For-Instance Bogusness #2: Distributed Resources

In the 1980s, we had computer labs with rows and rows of IBM desktop computers sold by Charlie Chaplin, or rows and rows of Apples, Apple IIs, Apple IIes, or Macintoshes. They all stood alone with no connection to anything except a wall socket. Actually, prior to that, since processing power was so expensive, we had mainframes in client/server format. This is what I had to suffer through to fake and hobble my way through FORTRAN class. The psychological scars were so bad I was terrified of the Charlie Chaplin PC.

After the desktop revolution, we started networking computers because wouldn’t it be cool to share files without running floppy disks around? Then we started getting larger and larger servers for more and more data.

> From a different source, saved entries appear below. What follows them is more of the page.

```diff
+import numpy as np
+import torch
+
+import neural_speed_b200 as ns
+
+assert os.path.dirname(ns.__file__).startswith(os.path.abspath(args.root)), ns.__file__
+L = ns.lib()
+L.bestla_init()
+M, E, FF = args.m, 4096, 11008
+st = torch.cuda.Stream()
+q = C.c_void_p(st.cuda_stream)
+gen = torch.Generator(device="cuda").manual_seed(1234)
+x = torch.randn(M, FF, device="cuda", generator=gen)
+ws = torch.zeros(L.ns_device_workspace_bytes(M, FF), dtype=torch.uint8, device="cuda")
+FORMATS = {"q4_0": dict(group=32, stype=ns.S_F16, comp=ns.COMP_Q8_0), "int4_g128": dict(group=128, stype=ns.S_F32, comp=ns.COMP_INT8)}
+results = []
+if args.dump:
+    os.makedirs(args.dump, exist_ok=True)
+for fmt, kw in FORMATS.items():
+    W = {nm: ns.Weight.random(n, k, wfmt=ns.W_S4, asym=False, seed=100 + i, queue=q, **kw)
+         for i, (nm, n, k) in enumerate((("wq", E, E), ("wk", E, E), ("wv", E, E), ("wo", E, E), ("w1", FF, E), ("w3", FF, E),
+                                          ("w2", E, FF)))}
+    L.bestla_device_sync(q)
+    shapes = [("qkv", [W["wq"], W["wk"], W["wv"]], E), ("o", [W["wo"]], E), ("gate", [W["w1"]], E), ("up", [W["w3"]], E),
+              ("down", [W["w2"]], FF)]
+    for name, ws_, k in shapes:
+        n = ws_[0].n
+        out = torch.full((len(ws_), M, n), float("nan"), device="cuda")
+        xp, op, wp = C.c_void_p(x.data_ptr()), C.c_void_p(out.data_ptr()), C.c_void_p(ws.data_ptr())
+        if len(ws_) == 3:
+            call = lambda: L.ns_mul_qkv(ws_[0].h, ws_[1].h, ws_[2].h, xp, FF, op, n, M, wp, q)
+        else:
+            call = lambda: L.ns_mul_mat(ws_[0].h, xp, FF, op, n, M, None, None, 0, wp, q)
+        torch.cuda.synchronize()
+        for _ in range(3):
+            assert call() == 0, ns.last_error()
+        torch.cuda.synchronize()
+        e0, e1 = torch.cuda.Event(enable_timing=True), torch.cuda.Event(enable_timing=True)
+        e0.record(st)
+        for _ in range(args.iters):
+            call()
+        e1.record(st)
+        torch.cuda.synchronize()
+        us = e0.elapsed_time(e1) * 1e3 / args.iters
+        flops = 2.0 * M * k * sum(w.n for w in ws_)
+        results.append({"fmt": fmt, "shape": name, "m": M, "n": sum(w.n for w in ws_), "k": k, "us": us, "tflops": flops / us / 1e6})
+        if args.dump:
+            np.save(os.path.join(args.dump, f"{fmt}_{name}.npy"), out.cpu().numpy())
+    for w in W.values():
+        w.free()
+for r in results:
+    print(f"{r['fmt']:10s} {r['shape']:5s} M={r['m']} N={r['n']:5d} K={r['k']:5d}: {r['us']:8.1f} us {r['tflops']:6.1f} TFLOP/s")
+for fmt in FORMATS:
+    tot = sum(r["us"] for r in results if r["fmt"] == fmt)
+    fl = sum(2.0 * r["m"] * r["n"] * r["k"] for r in results if r["fmt"] == fmt)
+    print(f"{fmt:10s} one layer's GEMMs {tot:8.1f} us = {fl / tot / 1e6:6.1f} TFLOP/s ({M * 1e6 / (32 * tot):.0f} tok/s for 32 layers)")
+print(json.dumps({"root": args.root, "results": results}))
```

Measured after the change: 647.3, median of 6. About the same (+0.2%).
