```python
class SelinvInfo(C.Structure):
    _fields_ = [
        ("levels", C.c_int32), ("block_columns", C.c_int32), ("tiled_block_columns", C.c_int32),
# ... 31 lines not shown
    lib.parsy_symbolic_free.argtypes = [vp]
    lib.parsy_symbolic_get.argtypes = [vp, C.POINTER(SymbolicView)]
    lib.parsy_grid_spd_lower.restype = C.c_int64
    lib.parsy_grid_spd_lower.argtypes = [C.c_int, C.c_int, C.c_int, C.c_int, C.c_double, vp, vp, vp]
    lib.parsy_grid_nested_dissection.argtypes = [C.c_int, C.c_int, C.c_int, C.c_int, vp]
    lib.parsy_order_nd.argtypes = [C.c_int, vp, vp, C.c_int, vp]
    lib.parsy_plan_create.restype = vp
    lib.parsy_plan_create.argtypes = [C.c_int, C.c_int] + [vp] * 10 + [C.c_int]
    lib.parsy_plan_from_symbolic.restype = vp
    lib.parsy_plan_from_symbolic.argtypes = [vp, C.c_int]
    lib.parsy_plan_destroy.argtypes = [vp]
    lib.parsy_plan_get_info.argtypes = [vp, C.POINTER(PlanInfo)]
    lib.parsy_plan_set_active.argtypes = [vp, vp]
    lib.parsy_plan_chain_check.argtypes = [vp, C.c_int]
    lib.parsy_plan_chain_check.restype = C.c_longlong
    lib.parsy_plan_check.argtypes = [vp]
    lib.parsy_plan_check.restype = C.c_longlong
    lib.parsy_factor_device.argtypes = [vp, vp, vp, vp]
    lib.parsy_factor_device_ex.argtypes = [vp, vp, vp, vp, C.c_int]
    lib.parsy_factor_status.argtypes = [vp]
    lib.parsy_solve_device.argtypes = [vp, vp, vp, C.c_int, C.c_int, vp]
    lib.parsy_plan_solve_levels.argtypes = [vp, vp]
    lib.parsy_solve_levels_device.argtypes = [vp, vp, vp, C.c_int, C.c_int, vp, C.c_int, C.c_int, C.c_int]
    lib.parsy_backsolve_device.argtypes = [vp, vp, vp, C.c_int, C.c_int, vp]
    lib.parsy_solve2_host.argtypes = [vp, vp, vp, C.c_int, C.c_int, C.c_int, vp]
    lib.parsy_rhs_ones_device.argtypes = [vp, vp, vp, vp]
    lib.parsy_solve_status.argtypes = [vp]
    lib.parsy_copy_segments_device.argtypes = [vp, vp, vp, vp, vp, C.c_int64, vp]
    lib.parsy_factor_begin.argtypes = [vp, vp, vp, vp, C.c_int]
    lib.parsy_factor_level.argtypes = [vp, C.c_int, vp, vp]
    lib.parsy_factor_end.argtypes = [vp, vp]
    lib.parsy_plan_pieces.argtypes = [vp] + [vp] * 7
    lib.parsy_plan_set_active_pieces.argtypes = [vp, vp]
    lib.parsy_dist_create.restype = vp
    lib.parsy_dist_create.argtypes = [vp, C.c_int, C.c_int]
    lib.parsy_dist_destroy.argtypes = [vp]
    lib.parsy_dist_get_info.argtypes = [vp, C.POINTER(DistInfo)]
    lib.parsy_dist_get.argtypes = [vp, vp, vp, vp, vp]
    lib.parsy_dist_level_messages.argtypes = [vp, C.c_int]
    lib.parsy_dist_message.argtypes = [vp, C.c_int, C.c_int, c_int_p, c_int_p, c_i64_p, c_i64_p,
                                       C.POINTER(c_i64_p), C.POINTER(c_int_p), C.POINTER(c_i64_p)]
    lib.parsy_dist_check.argtypes = [vp, vp]
    lib.parsy_dist_check.restype = C.c_longlong
    lib.parsy_mg_create.restype = vp
    lib.parsy_mg_create.argtypes = [vp, C.c_int, vp, C.c_int]
    lib.parsy_mg_destroy.argtypes = [vp]
    lib.parsy_mg_set_values.argtypes = [vp, vp]
    lib.parsy_mg_factor.argtypes = [vp, vp]
    lib.parsy_mg_rank_ms.argtypes = [vp, vp]
    lib.parsy_mg_profile.argtypes = [vp, vp, vp, vp]
    lib.parsy_plan_profile_levels.argtypes = [vp, vp, vp]
    lib.parsy_mg_gather_host.argtypes = [vp, vp]
    lib.parsy_mg_dist.restype = vp
    lib.parsy_mg_dist.argtypes = [vp]
    lib.parsy_mg_plan.restype = vp
    lib.parsy_mg_plan.argtypes = [vp, C.c_int]
    lib.parsy_plan_set_perm.argtypes = [vp, vp]
    lib.parsy_residual_device.argtypes = [vp, vp, vp, C.c_int, vp, C.c_int, vp, C.c_int, C.c_int, vp, vp]
    lib.parsy_solve_spd_device.argtypes = [vp, vp, vp, vp, C.c_int, vp, C.c_int, C.c_int, C.c_int, vp, vp, vp]
    lib.parsy_solve_spd_host.argtypes = [vp, vp, vp, vp, C.c_int, vp, C.c_int, C.c_int, C.c_int, vp, vp, vp]
    lib.parsy_cond_get_info.argtypes = [vp, vp]
    lib.parsy_error_bounds_device.argtypes = [vp, vp, vp, vp, C.c_int, vp, C.c_int, C.c_int, vp, vp, vp]
    lib.parsy_solve_spd_bounds_device.argtypes = [vp, vp, vp, vp, C.c_int, vp, C.c_int, C.c_int, C.c_int, vp, vp, vp, vp]
    lib.parsy_solve_spd_bounds_host.argtypes = [vp, vp, vp, vp, C.c_int, vp, C.c_int, C.c_int, C.c_int, vp, vp, vp, vp]
    lib.parsy_rcond_device.argtypes = [vp, vp, vp, vp, vp, vp]
    lib.parsy_rcond_host.argtypes = [vp, vp, vp, vp, vp, vp]
# ... 83 lines not shown
```

### parsy_bench_amd/api.py

```python
from __future__ import annotations

import ctypes as C

import numpy as np

from . import _native as N

KIND_NAMES = ["SMALL", "TILES", "CHAIN", "BIG", "BACK_BELOW", "SOLVE_SMALL", "SOLVE_PANEL", "SOLVE_FIXUP", "BACK_BLOCK", "DENSE"]


def device_count() -> int:
    return int(N.lib().parsy_device_count())


def kernel_launches() -> dict:
    lib = N.lib()
    return {lib.parsy_debug_kernel_name(k).decode(): int(lib.parsy_debug_kernel_launches(k))
            for k in range(lib.parsy_debug_kernel_count())}


def reset_kernel_launches() -> None:
    N.lib().parsy_debug_kernel_reset()


# ... 433 lines not shown
            raise RuntimeError("parsy_solve_device failed: " + N.last_error())

    def solve_levels(self) -> np.ndarray:
        out = np.zeros(self.sym.nsuper, dtype=np.int32)
        N.lib().parsy_plan_solve_levels(self._h, N.ptr(out))
        return out

    def solve_levels_device(self, d_lValues: int, d_x: int, nrhs: int, ldx: int, stream: int, level_begin: int, level_end: int,
                            first: bool, last: bool, backward: bool = False) -> None:
        flags = (1 if first else 0) | (2 if last else 0) | (4 if backward else 0)
        if N.lib().parsy_solve_levels_device(self._h, d_lValues, d_x, nrhs, ldx, stream, level_begin, level_end, flags) != 0:
            raise RuntimeError("parsy_solve_levels_device failed: " + N.last_error())

    def factor_begin(self, d_values: int, d_lValues: int, stream: int = 0, init: bool = True) -> None:
        if N.lib().parsy_factor_begin(self._h, d_values, d_lValues, stream, 0 if init else 1) != 0:
            raise RuntimeError("parsy_factor_begin failed: " + N.last_error())

    def factor_level(self, level: int, d_lValues: int, stream: int = 0) -> None:
        if N.lib().parsy_factor_level(self._h, level, d_lValues, stream) != 0:
            raise RuntimeError("parsy_factor_level failed: " + N.last_error())

    def factor_end(self, stream: int = 0) -> None:
        if N.lib().parsy_factor_end(self._h, stream) != 0:
            raise RuntimeError("parsy_factor_end failed: " + N.last_error())

    def pieces(self) -> dict:
        n = int(N.lib().parsy_plan_pieces(self._h, *([None] * 7)))
        out = {k: np.zeros(n, dtype=np.int32) for k in ("supernode", "level", "col0", "width", "rows")}
        out.update({k: np.zeros(n, dtype=np.int64) for k in ("value_begin", "value_end")})
        N.lib().parsy_plan_pieces(self._h, *[N.ptr(out[k]) for k in (
            "supernode", "level", "col0", "width", "rows", "value_begin", "value_end")])
        return out

    def set_active_pieces(self, mask) -> None:
        m = None if mask is None else np.ascontiguousarray(mask, dtype=np.uint8)
        if N.lib().parsy_plan_set_active_pieces(self._h, N.ptr(m)) != 0:
            raise RuntimeError(N.last_error())

    def check(self) -> int:
        return int(N.lib().parsy_plan_check(self._h))

    def last_factor_ms(self) -> float:
        return float(N.lib().parsy_last_factor_ms(self._h))

    def last_solve_ms(self) -> float:
        return float(N.lib().parsy_last_solve_ms(self._h))

    def profile(self, mode: int) -> None:
        N.lib().parsy_plan_profile(self._h, mode)

    def profile_collect(self) -> None:
        if N.lib().parsy_plan_profile_collect(self._h) != 0:
            raise RuntimeError("profile_collect: no profiled run to collect")

    def profile_get(self) -> dict:
        ms = np.zeros(10, dtype=np.float64)
        cnt = np.zeros(10, dtype=np.int32)
        runs = C.c_int(0)
        N.lib().parsy_plan_profile_get(self._h, N.ptr(ms), N.ptr(cnt), C.byref(runs))
        return {"runs": runs.value, "ms": dict(zip(KIND_NAMES, ms.tolist())),
                "launches": dict(zip(KIND_NAMES, cnt.tolist()))}


class Dist:

    def __init__(self, plan: "Plan", nranks: int, block: int = 0, _borrowed=None):
# ... 106 lines not shown
```

### parsy_bench_amd/csrc/capi_exec.hip

```cpp
#include <hip/hip_runtime.h>

#include <chrono>
#include <cstdio>
#include <cstring>
#include <map>
#include <algorithm>
#include <mutex>
#include <string>
#include <tuple>
#include <vector>

#include "../../include/parsy_amd.h"
#include "errors.hpp"
#include "hip_check.hpp"
#include "dist.hpp"
#include "executor.hpp"
#include "inspector.hpp"
#include "plan_util.hpp"
#include "refine.hpp"
#include "cond.hpp"
#include "apply.hpp"

using parsy::set_last_error;

// ... 348 lines not shown
    parsy::build_launches(pl->S, mask, pl->piece_mask_set ? pieces.data() : nullptr);
    pl->sn_mask_set = mask != nullptr;
    return parsy::plan_upload_launches(pl);
}

int parsy_plan_set_active_pieces(parsy_plan* pl, const uint8_t* piece_mask) {
    if (!pl) return -1;
    std::vector<uint8_t> sn_mask;
    if (pl->sn_mask_set) sn_mask = pl->S.active;
    parsy::build_launches(pl->S, pl->sn_mask_set ? sn_mask.data() : nullptr, piece_mask);
    pl->piece_mask_set = piece_mask != nullptr;
    return parsy::plan_upload_launches(pl);
}

int parsy_plan_pieces(const parsy_plan* pl, int32_t* supernode, int32_t* level, int32_t* col0, int32_t* width,
                      int32_t* rows, int64_t* value_begin, int64_t* value_end) {
    if (!pl) return -1;
    const parsy::Schedule& S = pl->S;
    const int nc = (int)S.csn.size();
    for (int p = 0; p < nc; ++p) {
        const parsy::SnDesc& C = S.csn[(size_t)p];
        const parsy::SnDesc& R = S.sn[(size_t)S.csn_real[(size_t)p]];
        if (supernode) supernode[p] = S.csn_real[(size_t)p];
        if (level) level[p] = S.level_of.empty() ? 0 : S.level_of[(size_t)p];
        if (col0) col0[p] = C.c0;
        if (width) width[p] = C.w;
        if (rows) rows[p] = C.r;
        if (value_begin) value_begin[p] = R.px + (int64_t)C.rbias * R.r;
        if (value_end) value_end[p] = R.px + (int64_t)(C.rbias + C.w) * R.r;
    }
    return nc;
}

int parsy_plan_solve_levels(const parsy_plan* pl, int32_t* level) {
    if (!pl) return -1;
    const parsy::Schedule& S = pl->S;
    if (level)
        for (int l = 0; l < S.nlevels; ++l)
            for (int q = S.levelPtr[(size_t)l]; q < S.levelPtr[(size_t)l + 1]; ++q) level[S.levelSet[(size_t)q]] = l;
    return S.nlevels;
}

int64_t parsy_debug_big_entries(const parsy_plan* pl, int32_t* out, int64_t cap) {
    if (!pl) return -1;
    const parsy::Schedule& S = pl->S;
    int64_t n = 0, t = 0;
    for (const parsy::Schedule::BigTask& b : S.big_all) {
        for (int64_t e = b.e0; e < b.e1; ++e, ++n) {
            if (!out || n >= cap) continue;
            const parsy::WaveEntry& E = S.big_entries[(size_t)e];
            int32_t* o = out + 7 * n;
            o[0] = (int32_t)t;
            o[1] = b.src_level * 2 + (b.next ? 0 : 1);
            o[2] = E.K;
            o[3] = E.mn & 255;
            o[4] = (E.mn >> 8) & 255;
            o[5] = ((E.mn >> 16) & 1) != 0;
            o[6] = E.ia - E.ja;
        }
        ++t;
    }
    return n;
}

int64_t parsy_debug_big_windows(const parsy_plan* pl, int64_t* out, int64_t cap) {
    if (!pl) return -1;
// ... 398 lines not shown
```

### parsy_bench_amd/csrc/executor.hip

```cpp
#include "executor.hpp"

#include <climits>
#include <cstdlib>
#include <cstring>
#include <stdexcept>

#include "apply.hpp"
#include "cond.hpp"
#include "device_util.hpp"
#include "errors.hpp"
#include "grad.hpp"
#include "hip_check.hpp"
#include "plan_fwd.hpp"
#include "plan_util.hpp"
#include "refine.hpp"
#include "selinv.hpp"

namespace parsy {

const Schedule& plan_schedule(const parsy_plan* plan) { return plan->S; }

int check_plan(const parsy_plan* pl, const char* who, PlanNeeds needs) {
    const std::string w(who);
    if (pl->device < 0) return set_last_error(w + ": plan was built without a device (device < 0)"), -1;
// ... 202 lines not shown
        PARSY_HIP(hipMalloc(&d, sbytes));
        pl->owned.push_back(d);
        pl->dp.tile_scratch = (double*)d;
        pl->device_bytes += (int64_t)sbytes;
    }
    {
        void* d = nullptr;
        PARSY_HIP(hipMalloc(&d, sizeof(int)));
        pl->owned.push_back(d);
        pl->dp.info = (int*)d;
        PARSY_HIP(hipMemset(d, 0x7f, sizeof(int)));
        PARSY_HIP(hipMalloc(&d, sizeof(int)));
        pl->owned.push_back(d);
        pl->dp.sinfo = (int*)d;
        PARSY_HIP(hipMemset(d, 0, sizeof(int)));
        const size_t tbytes = 2 * std::max<int64_t>(S.n_tflags, 1) * sizeof(int);
        pl->dp.n_tflags = (int)S.n_tflags;
        PARSY_HIP(hipMalloc(&d, tbytes));
        pl->owned.push_back(d);
        pl->dp.tflags = (int*)d;
        PARSY_HIP(hipMemset(d, 0, tbytes));
        pl->device_bytes += (int64_t)tbytes;
    }
    {
        int prio_least = 0, prio_greatest = 0;
        PARSY_HIP(hipDeviceGetStreamPriorityRange(&prio_least, &prio_greatest));
        PARSY_HIP(hipStreamCreateWithPriority(&pl->side_stream, hipStreamNonBlocking, prio_least));
    }
    PARSY_HIP(hipEventCreateWithFlags(&pl->ev_init, hipEventDisableTiming));
    pl->ev_level_done.resize(std::max(S.nlevels, S.cnlevels) + 1);
    pl->ev_early_done.resize(std::max(S.nlevels, S.cnlevels) + 1);
    for (auto& e : pl->ev_level_done) PARSY_HIP(hipEventCreateWithFlags(&e, hipEventDisableTiming));
    for (auto& e : pl->ev_early_done) PARSY_HIP(hipEventCreateWithFlags(&e, hipEventDisableTiming));
    {
        const char* no = std::getenv("PARSY_NO_OVERLAP");
        pl->overlap = !(no && no[0] == '1');
    }
    PARSY_HIP(hipEventCreate(&pl->ev_f0));
    PARSY_HIP(hipEventCreate(&pl->ev_f1));
    PARSY_HIP(hipEventCreate(&pl->ev_s0));
    PARSY_HIP(hipEventCreate(&pl->ev_s1));
    return plan_upload_launches(pl);
}
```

Now where are things headed? To the cloud. Companies are ditching servers and instead centralizing it all in somebody else’s massive data center(s). Box, Dropbox, Amazon Cloud, and Google Drive are just a few storage alternatives. Applications run in the cloud too, of course.

What does this all resemble? The conventional power grid. Exactly. It is centralized for redundancy of equipment, location, and power supply, so there is no interruption, very much like the obligation to serve under which utilities operate. It is also done for economies of scale so customers can focus on their business and not dinking around with equipment.

It makes no sense in any economic model or trend to start scattering little dinky servers all over the place and putting out bids for 20 GB of photo storage on the server in Jeff Ihnen’s basement. Why would anyone do that? Why or how is the electrical grid different in any way?

The way I see it, people can have their DERs, which are just like this Dell E7250 laptop into which I’m pounding this blog. If the power goes out and I lose internet in my house, I limp by with what I have on this machine.

The cell tower has DER to maintain power and customer service during a power outage. I connect with that DER-powered data resource with my phone and tether to my laptop. I’m back on the internet like the farmer’s DER. If my outage is longer than my device batteries can handle, I have a small gasoline-powered DER in my garage, and I can keep going. Have I done this? Arrr, you better believe it!

This is far, far different than running my own power plant with extra power to sell to the grid and having my own oversized computer capacity to lease to others. I could literally list 50 reasons why the business case for the DER energy internet of things makes no sense at all. Using DER for backup and as a demand response resource is worth considering but is expensive to put in place and deploy.